# Wiring up VFD ?



## mmcmdl (May 30, 2022)

So I have to wire the motor to 220 instead of 440 . I can do that . I have 4 wires coming in from the switch . I know the green is a ground . Does it matter which way the switch to the motor is wired ?? I'll get into the VFD a little later on tonight . This SES ( secret electrical $h** ) makes my head spin .


----------



## AGCB97 (May 30, 2022)

A little more info might help (at least it would help me help you)! If you're wiring 3-phase it will run regardless but if it turns backwards switch any 2 wires
Aaron


----------



## den-den (May 30, 2022)

"4 wires coming in from the switch"  is a red flag to me.  It is not a good idea to put a switch between the VFD and the motor.  Perhaps the switch is ahead of the VFD?  If so avoid using that switch for normal shut down.


----------



## rabler (May 30, 2022)

Dave,
4 wires coming in with one ground.  So you'll want to wire the other three directly to the VFD, and bypass the switch completely.  It really doesn't matter which wire goes to which of the main terminals on the VFD, except for which way (CW/CCW) forward/reverse spins.  You can switch any two wires between the VFD and motor to flip that between CW/CCW.  (Or you change the labels.)

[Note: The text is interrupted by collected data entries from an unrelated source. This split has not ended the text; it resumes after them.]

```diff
@@ -209,6 +210,8 @@
                 l32r[2 * ((size_t)iv * ppr + m) + 1] = make_float4(x.z, y.z, x.w, y.w);
                 h->row_ab.ab[iv * ppr + m] = l32r[2 * ((size_t)iv * ppr + m)];
             }
+    const bool folds = rows_fit && grid_folds(&l32[0].x, nv, nb);
+    if (folds) fold_pack(&l32[0].x, nv, nb, &h->row_ab.ab[0].x);
     CK(h->leaf32r.ensure(sizeof(float4) * std::max<size_t>(l32r.size(), 1)));
     CK(h->leaf32.ensure(sizeof(float4) * S));
     CK(h->leaf32p.ensure(sizeof(float4) * 2 * npairs));
@@ -233,6 +236,7 @@
     g.leaf32p = h->leaf32p.as<float4>();
     g.leaf32r = rows_fit ? h->leaf32r.as<float4>() : nullptr;
     g.nv = nv; g.ppr = rows_fit ? ppr : 0;
+    g.fpr = folds ? fold_entries_per_row(nb) : 0;
     g.ctl32 = h->ctl32.as<float2>(); g.ctl32_slow = h->ctl32_slow.as<float2>();
     g.S = S; g.nb = nb; g.dt = delta_t; g.smax = smax; g.dphimax = dphimax; g.smin = smin;
     g.sbox = ScreenBox{l32[0].x, l32[0].x, l32[0].y, l32[0].y, l32[0].w, l32[0].w};
diff --git a/diplomjourney_b200/csrc/mpcb_fold.cuh b/diplomjourney_b200/csrc/mpcb_fold.cuh
--- /dev/null
+++ b/diplomjourney_b200/csrc/mpcb_fold.cuh
@@ -0,0 +1,29 @@
+#pragma once
+#include <cmath>
+
+namespace mpcb {
+
+inline int fold_classes(int nb) { return (nb + 1) / 2; }
+inline int fold_entries_per_row(int nb) { return (fold_classes(nb) + 1) / 2; }
+
+inline bool grid_folds(const float *leaf, int nv, int nb) {
+    for (int iv = 0; iv < nv; ++iv)
+        for (int ib = 0; ib < fold_classes(nb); ++ib) {
+            const float *x = leaf + 4 * ((long long)iv * nb + ib), *y = leaf + 4 * ((long long)iv * nb + nb - 1 - ib);
+            if (!(x[0] == y[0] && x[1] == -y[1])) return false;
+        }
+    return true;
+}
+
+inline void fold_pack(const float *leaf, int nv, int nb, float *out) {
+    const int nc = fold_classes(nb), fpr = fold_entries_per_row(nb);
+    for (int iv = 0; iv < nv; ++iv)
+        for (int m = 0; m < fpr; ++m) {
+            const float *x = leaf + 4 * ((long long)iv * nb + 2 * m);
+            const float *y = leaf + 4 * ((long long)iv * nb + (2 * m + 1 < nc ? 2 * m + 1 : nc - 1));
+            float *o = out + 4 * ((long long)iv * fpr + m);
+            o[0] = x[0]; o[1] = y[0]; o[2] = std::fabs(x[1]); o[3] = std::fabs(y[1]);
+        }
+}
+
+}
diff --git a/diplomjourney_b200/csrc/mpcb_kernels.cu b/diplomjourney_b200/csrc/mpcb_kernels.cu
--- a/diplomjourney_b200/csrc/mpcb_kernels.cu
+++ b/diplomjourney_b200/csrc/mpcb_kernels.cu
@@ -18,6 +18,9 @@
 #endif
 #ifndef MPCB_UNROLL_DIST
 #define MPCB_UNROLL_DIST 7
+#endif
+#ifndef MPCB_UNROLL_FOLD
+#define MPCB_UNROLL_FOLD 11
 #endif
 #ifndef MPCB_UNROLL
 #define MPCB_UNROLL 8
@@ -430,27 +433,28 @@
     for (int k = 0; k < NPT; ++k) mx[k] = m[k];
 }
 
-template <int NPT>
+template <int NPT, bool FOLD>
 __device__ __forceinline__ void prefix_dist_loop_rows(const RowPairs &ab, const float4 *__restrict__ tab, int nv, int ppr,
-                                                      const ParentRegs (&p)[NPT], float (&mx)[NPT]) {
+                                                      int epr, const ParentRegs (&p)[NPT], float (&mx)[NPT]) {
     float2 U[NPT], W[NPT];
     float nD[NPT], m[NPT];
 #pragma unroll
     for (int k = 0; k < NPT; ++k) {
-        U[k] = make_float2(-p[k].u2s, -p[k].u2s); W[k] = make_float2(-p[k].w2s, -p[k].w2s);
+        const float w = FOLD ? fabsf(p[k].w2s) : -p[k].w2s;
+        U[k] = make_float2(-p[k].u2s, -p[k].u2s); W[k] = make_float2(w, w);
         nD[k] = -p[k].D2s;
         m[k] = -INFINITY;
     }
-    constexpr int kUnroll = MPCB_UNROLL_DIST;
+    constexpr int kUnroll = FOLD ? MPCB_UNROLL_FOLD : MPCB_UNROLL_DIST;
     const float4 *__restrict__ row = tab;
     const float4 *pair = ab.ab;
-    for (int iv = 0; iv < nv; ++iv, row += 2 * ppr, pair += ppr) {
+    for (int iv = 0; iv < nv; ++iv, row += 2 * ppr, pair += epr) {
         const float rv = row[1].x;
         float2 DV[NPT];
 #pragma unroll
         for (int k = 0; k < NPT; ++k) { const float d = __fmaf_rn(-kWd2f, rv, nD[k]); DV[k] = make_float2(d, d); }
 #pragma unroll kUnroll
-        for (int i = 0; i < ppr; ++i) {
+        for (int i = 0; i < epr; ++i) {
             const float4 t0 = pair[i];
             const float2 A = make_float2(t0.x, t0.y), B = make_float2(t0.z, t0.w);
 #pragma unroll
@@ -893,7 +897,8 @@
             unsigned rare = direct;
             if (__reduce_or_sync(0xffffffffu, staged)) {
                 float mdd[NPT];
-                prefix_dist_loop_rows<NPT>(ab, s_leaf, a.g.nv, a.g.ppr, s1, mdd);
+                if (a.g.fpr) prefix_dist_loop_rows<NPT, true>(ab, s_leaf, a.g.nv, a.g.ppr, a.g.fpr, s1, mdd);
+                else prefix_dist_loop_rows<NPT, false>(ab, s_leaf, a.g.nv, a.g.ppr, a.g.ppr, s1, mdd);
 #pragma unroll
                 for (int k = 0; k < NPT; ++k)
                     if (((staged >> k) & 1u) && screen_stage1_pass(tmax[k], mdd[k])) { rare |= 1u << k; ++stage2_acc; }
diff --git a/diplomjourney_b200/csrc/mpcb_types.cuh b/diplomjourney_b200/csrc/mpcb_types.cuh
--- a/diplomjourney_b200/csrc/mpcb_types.cuh
+++ b/diplomjourney_b200/csrc/mpcb_types.cuh
@@ -114,6 +114,7 @@
     const float4 *leaf32p;
     const float4 *leaf32r;
     int nv, ppr;
+    int fpr;
     const float2 *ctl32;
     const float2 *ctl32_slow;
     int S, nb;
```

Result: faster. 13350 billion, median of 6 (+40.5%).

## Add arc-based stage-1 screening bound to prune parents before staging

Applied to the files above, without the earlier changes.

Precomputes, for each velocity row, an arc of the reachable heading directions plus error bounds on the host and uploads them as a per-row table. In the stage-1 screen, each parent computes a rigorous upper bound over all rows using that arc geometry and skips staging when the bound shows no candidate can beat the current upper bound. The aim is to cut how many parents go through the expensive stage-1 leaf evaluation. The cost is a per-parent loop over nv rows in double precision and extra global loads, which could outweigh the savings if pruning is weak.

```diff
diff --git a/diplomjourney_b200/csrc/mpcb_api.cu b/diplomjourney_b200/csrc/mpcb_api.cu
--- a/diplomjourney_b200/csrc/mpcb_api.cu
+++ b/diplomjourney_b200/csrc/mpcb_api.cu
@@ -224,7 +224,26 @@
     if (rows_fit) CK(cudaMemcpyAsync(h->leaf32r.p, l32r.data(), sizeof(float4) * l32r.size(), cudaMemcpyHostToDevice, h->stream));
     CK(cudaMemcpyAsync(h->ctl32.p, c32.data(), sizeof(float2) * S, cudaMemcpyHostToDevice, h->stream));
     CK(cudaMemcpyAsync(h->ctl32_slow.p, c32s.data(), sizeof(float2) * S, cudaMemcpyHostToDevice, h->stream));
+    std::vector<ScreenArc> arcs(nv);
+    double arc_eps = 0.0, arc_krmax = 0.0, arc_smax = 0.0;
+    {
+        std::vector<double> dphi(nb);
+        std::vector<float> ra(nb), rb(nb);
+        for (int iv = 0; iv < nv; ++iv) {
+            for (int ib = 0; ib < nb; ++ib) {
+                const int c = iv * nb + ib;
+                dphi[ib] = t64[c].w; ra[ib] = l32[c].x; rb[ib] = l32[c].y;
+            }
+            arc_eps = std::max(arc_eps, screen_row_arc(v[iv] * delta_t, nb, dphi.data(), ra.data(), rb.data(), l32[iv * nb].z, arcs[iv]));
+            arc_krmax = std::max(arc_krmax, arcs[iv].kr);
+            arc_smax = std::max(arc_smax, arcs[iv].s_abs);
+        }
+    }
+    CK(h->arcs.ensure(sizeof(ScreenArc) * nv));
+    CK(cudaMemcpyAsync(h->arcs.p, arcs.data(), sizeof(ScreenArc) * nv, cudaMemcpyHostToDevice, h->stream));
     GridTables &g = h->g;
+    g.arcs = h->arcs.as<ScreenArc>();
+    g.arc_eps = arc_eps; g.arc_krmax = arc_krmax; g.arc_smax = arc_smax;
     g.tab64 = h->tab64.as<double4>(); g.vtab = h->vtab.as<double>();
     g.tab32 = h->tab32.as<float4>();
     g.tab64_slow = h->tab64_slow.as<double4>(); g.vtab_slow = h->vtab_slow.as<double>();
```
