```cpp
enum {
    ACF_HIP_OK = 0,
    ACF_HIP_E_INVALID = 1,
    ACF_HIP_E_UNSUPPORTED = 2,
    ACF_HIP_E_NOMODEL = 3,
    ACF_HIP_E_NOPLAN = 4,
    ACF_HIP_E_HIP = 5,
// ... 101 lines not shown
ACF_HIP_API int acf_hip_set_option(acf_hip_ctx* ctx, const char* key, int value);

ACF_HIP_API int acf_hip_set_x86_tables(acf_hip_ctx* ctx, const uint32_t* rcp4096, const uint32_t* rsqrt8192);
ACF_HIP_API int acf_hip_selftest_x86(acf_hip_ctx* ctx, uint32_t first_bits, uint64_t count, uint32_t stride, uint64_t digest[3]);

ACF_HIP_API int acf_hip_get_scales(int nPerOct, int nOctUp, int minDs_h, int minDs_w, int shrink, int h, int w,
    double* scales, double* scaleshw_h, double* scaleshw_w, int cap, int* n);

ACF_HIP_API int acf_hip_plan_levels(const acf_hip_params* p, int h, int w, int d, acf_hip_level* out, int cap, int* nScales, int* nChns);

ACF_HIP_API int acf_hip_set_model(acf_hip_ctx* ctx, const acf_hip_params* p);

ACF_HIP_API int acf_hip_plan(acf_hip_ctx* ctx, int h, int w, int d, int max_batch, int max_hits);
ACF_HIP_API int acf_hip_num_levels(const acf_hip_ctx* ctx, int* nScales, int* nChns);
ACF_HIP_API int acf_hip_get_levels(const acf_hip_ctx* ctx, acf_hip_level* out, int cap);
ACF_HIP_API int acf_hip_get_ldcf_levels(const acf_hip_ctx* ctx, acf_hip_level* out, int cap);
ACF_HIP_API int acf_hip_pyramid_floats(const acf_hip_ctx* ctx, int64_t* n);
ACF_HIP_API int acf_hip_get_lambdas(acf_hip_ctx* ctx, int frame, double out[3]);


ACF_HIP_API int acf_hip_pyramid(acf_hip_ctx* ctx, const float* frames_dev, int n_frames);

ACF_HIP_API int acf_hip_detect(acf_hip_ctx* ctx);

ACF_HIP_API int acf_hip_run(acf_hip_ctx* ctx, const float* frames_dev, int n_frames);

ACF_HIP_API int acf_hip_run_host(acf_hip_ctx* ctx, const float* frames_host, int n_frames);

enum {
    ACF_HIP_PIX_RGB = 0,
// ... 129 lines not shown
```

Before: 16450.

## Tile cascade windows with up to four row-height shapes chosen per level

Instead of one fixed tile shape (TR×TC windows) for every pyramid level, the planner now uses dynamic programming to pick up to four tile shapes with the same per-tile LDS footprint. Each level's rows are split into bands so that fewer, better-filled tiles cover the window grid. Per-shape feature offsets are baked into duplicated node tables, and the tiled kernel reads the shape from the tile descriptor through kernarg. It also skips the dense stage when no lane in a wave is alive. The cost is more node memory, extra per-tile kernarg loads, and reloading stage nodes when the shape changes between tiles.

```diff
diff --git a/acf_amd/capi.py b/acf_amd/capi.py
--- a/acf_amd/capi.py
+++ b/acf_amd/capi.py
@@ -191,6 +191,9 @@
         "acf_hip_num_levels": ([ctx, C.POINTER(C.c_int), C.POINTER(C.c_int)], C.c_int),
         "acf_hip_get_levels": ([ctx, C.POINTER(Level), C.c_int], C.c_int),
         "acf_hip_get_ldcf_levels": ([ctx, C.POINTER(Level), C.c_int], C.c_int),
+        "acf_hip_get_tile_bands": ([ctx, C.c_int, C.POINTER(C.c_int32), C.c_int, C.POINTER(C.c_int), C.POINTER(C.c_int32)], C.c_int),
+        "acf_hip_tile_bands_host": ([C.POINTER(C.c_int32), C.POINTER(C.c_int32), C.c_int, C.POINTER(C.c_int32), C.POINTER(C.c_int32), C.POINTER(C.c_int32),
+                                     C.c_int, C.POINTER(C.c_int), C.POINTER(C.c_int64)], C.c_int),
         "acf_hip_pyramid_floats": ([ctx, C.POINTER(C.c_int64)], C.c_int),
         "acf_hip_get_lambdas": ([ctx, C.c_int, C.POINTER(C.c_double)], C.c_int),
         "acf_hip_pyramid": ([ctx, C.c_void_p, C.c_int], C.c_int),
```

Then you have to wire control switches to the VFD for on/off forward/reverse.  And program the VFD.


----------



## markba633csi (May 30, 2022)

VFD output must connect directly to motor, no switches or contactors in between
-Mark


----------



## graham-xrf (May 30, 2022)

As @rabler has mentioned, in three phase connections, swapping over any two results in motor reversal. The forward/reverse switch, in effect, is doing that for you. When you use a VFD, connect direct to the motor, without any switching in between, things can get very bad for the electronics unless it has the direct connection, because that is the only way it can sense the phase currents.  A VFD reverses the motor by electronically changing the relative phases, via software. Messing with this by allowing any intervening switches can result in damage.

You _can_ normally signal the VFD to start, stop, jog, reverse, etc. either from it's front panel buttons and software, or you can signal it's logic control inputs from external switches. Also, you can often use a interface to a PC with a controlling program.


----------



## mmcmdl (May 31, 2022)

OK , back at this after the bonfire last night . Series 1 , 2 horse BP . I have a forward / reverse switch on the left hand side of the head as usual . You're saying to wire the VFD in between this switch and the motor ? ( if you see smoke coming from my direction , lets hope it's from the firepit and not the BP )   So , in layman's terms . Breaker box to the forward / reverse switch , to the VFD ,to the motor pecker head ?


----------



## akjeff (May 31, 2022)

I would wire the single phase AC from some sort of disconnect device ( i.e. breaker, a simple appropriately rated on/off switch ) directly to the VFD input, and the VFD 3P out direct to the peckerhead. Repurpose the forward/reverse switch on the mill to act as contact closures to "tell" the VFD to run/stop and provide direction control.


----------



## jwmelvin (May 31, 2022)

Yes I agree with [mention]akjeff [/mention]


----------